Extinct species of carnivore

Acinonyx pardinensis, sometimes called the giant cheetah, is an extinct felid species belonging to the genus Acinonyx, closely related to the cheetah, native to Eurasia from Late Pliocene to the early Middle Pleistocene epoch from around 3 million to around 500,000 years ago. It was substantially larger than the living cheetah.

==Description==
Acinonyx pardinensis was roughly twice the size of today's cheetahs, weighing around 60-121 kg, though A. pleistocaenicus was much larger. The morphology of the skull shows some similarities with those of pantherine cats and is not as short and deep as that of the modern cheetah. The teeth greatly resemble that of a modern cheetah. The limb bones, like those of a modern cheetah, were elongate relative to the animal's body size. The lumbar vertebrae were also elongate, suggesting the back was flexible. Compared to living cheetahs, the femur is more straight and the fibula is more robust and not fused to the tibia. The humerus is also more robust.
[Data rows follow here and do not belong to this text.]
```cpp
int arx_mask_to_indices(const ArxSpan* mask, int null_selection, const void* ws, int64_t out_length,
                        int index_width, void* out_indices, void* out_validity, void* stream) {
  int rc = check_mask(mask, null_selection);
  if (rc != ARX_OK) return rc;
  if (ws == nullptr) {
    set_error("ws is NULL");
    return ARX_INVALID;
  }
  if (index_width != 2 && index_width != 4 && index_width != 8) {
    set_error("index_width must be 2, 4 or 8");
    return ARX_INVALID;
  }
  if (index_width == 8 && (g_filter_sparse == 0 || null_selection == ARX_FILTER_EMIT_NULL)) {
    set_error("index_width 8 is served by the gather form with DROP only");
    return ARX_NOT_IMPLEMENTED;
  }
  if (mask->length > static_cast<int64_t>(UINT32_MAX)) {
    set_error("Filter length exceeds UINT32_MAX, consider a different strategy for selecting elements");
    return ARX_NOT_IMPLEMENTED;
  }
  if (index_width == 2 && mask->length > 65535) {
    set_error("index_width 2 requires length <= 65535");
    return ARX_INVALID;
  }
  if (mask->length == 0) return ARX_OK;
  if (out_indices == nullptr) {
    set_error("out_indices is NULL");
    return ARX_INVALID;
  }
  hipStream_t st = as_stream(stream);
  FilterWsView v = ws_view(const_cast<void*>(ws), mask->length);
  CompactArgs a{};
  a.values = nullptr;
  a.mask = make_bits(mask->data, mask->offset, mask->length);
  a.mvalid = make_bits(effective_validity(mask), mask->offset, mask->length);
  a.vvalid = make_bits(nullptr, 0, mask->length);
  a.length = mask->length;
  a.ntiles = num_tiles(mask->length);
  a.tile_counts = v.tile_counts;
  a.group_excl = v.group_excl;
  a.out_data = static_cast<uint8_t*>(out_indices);
  a.out_validity = static_cast<uint64_t*>(out_validity);
  a.emit_null = null_selection == ARX_FILTER_EMIT_NULL && a.mvalid.base != nullptr;
  a.values_aligned16 = 1;
  const bool emit = a.emit_null != 0;
  if (emit && out_validity == nullptr) {
    set_error("EMIT_NULL with a nullable mask needs out_validity");
    return ARX_INVALID;
  }
  rc = zero_out_validity(out_validity, out_length, st);
  if (rc != ARX_OK) return rc;
  return launch_compact(true, index_width, a, st);
}

size_t arx_take_workspace_bytes(void) { return sizeof(BoundsWs); }

int arx_check_index_bounds(const ArxSpan* indices, int index_type, uint64_t upper_limit, void* ws,
                           size_t ws_bytes, void* stream) {
  if (indices == nullptr || ws == nullptr || ws_bytes < sizeof(BoundsWs)) {
    set_error("bad arguments to arx_check_index_bounds");
    return ARX_INVALID;
  }
  if (indices->length == 0) return ARX_OK;
  hipStream_t st = as_stream(stream);
  static const int widths[8] = {1, 1, 2, 2, 4, 4, 8, 8};
  if (index_type < 0 || index_type > 7) {
    set_error("Invalid index type for boundschecking");
    return ARX_INVALID;
  }
  const int iw = widths[index_type];
  const uint8_t* idx = static_cast<const uint8_t*>(indices->data) + indices->offset * iw;
  const Bits iv = make_bits(effective_validity(indices), indices->offset, indices->length);
  BoundsWs* bws = static_cast<BoundsWs*>(ws);
  BoundsWs init{};
  init.first_bad_pos = ~0ull;
  ARX_HIP(hipMemcpyAsync(bws, &init, sizeof(init), hipMemcpyHostToDevice, st));
  const int64_t blocks = std::min<int64_t>(ceil_div(indices->length, kBlock), 256 * 8);
  const dim3 grid(static_cast<unsigned>(blocks)), block(kBlock);
#define ARX_BOUNDS(T)                                                                        \
  hipLaunchKernelGGL((bounds_kernel<T>), grid, block, 0, st, idx, iv, indices->length,       \
                     upper_limit, bws);                                                      \
  hipLaunchKernelGGL((bounds_fetch_kernel<T>), dim3(1), dim3(1), 0, st, idx, bws)
  switch (index_type) {
    case ARX_UINT8: ARX_BOUNDS(uint8_t); break;
    case ARX_INT8: ARX_BOUNDS(int8_t); break;
    case ARX_UINT16: ARX_BOUNDS(uint16_t); break;
    case ARX_INT16: ARX_BOUNDS(int16_t); break;
    case ARX_UINT32: ARX_BOUNDS(uint32_t); break;
    case ARX_INT32: ARX_BOUNDS(int32_t); break;
    case ARX_UINT64: ARX_BOUNDS(uint64_t); break;
    default: ARX_BOUNDS(int64_t); break;
  }
#undef ARX_BOUNDS
  ARX_CHECK_LAUNCH("bounds_kernel");
  BoundsWs res{};
  ARX_HIP(hipMemcpyAsync(&res, bws, sizeof(res), hipMemcpyDeviceToHost, st));
  ARX_HIP(hipStreamSynchronize(st));
  if (res.first_bad_pos != ~0ull) {
    const bool is_signed = (index_type & 1) != 0;
    if (is_signed) {
      set_error("Index %lld out of bounds", res.bad_value_signed);
    } else {
      set_error("Index %llu out of bounds", res.bad_value_unsigned);
    }
// ... 295 lines not shown
```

The inner ear of A. pardinensis lacks the living cheetahs specialised adaptions to fast running such as the extensive expansion of vestibular system and elongation of the semicircular canals, and more closely resembles the ancestral felid inner ear morphology.

==Classification==
Acinonyx pardinensis is sometimes considered a macrospecies containing Acinonyx aicha, Acinonyx arvernensis, Acinonyx intermedius, Acinonyx pleistocaenicus, and Sivapanthera linxiaensis as subspecies.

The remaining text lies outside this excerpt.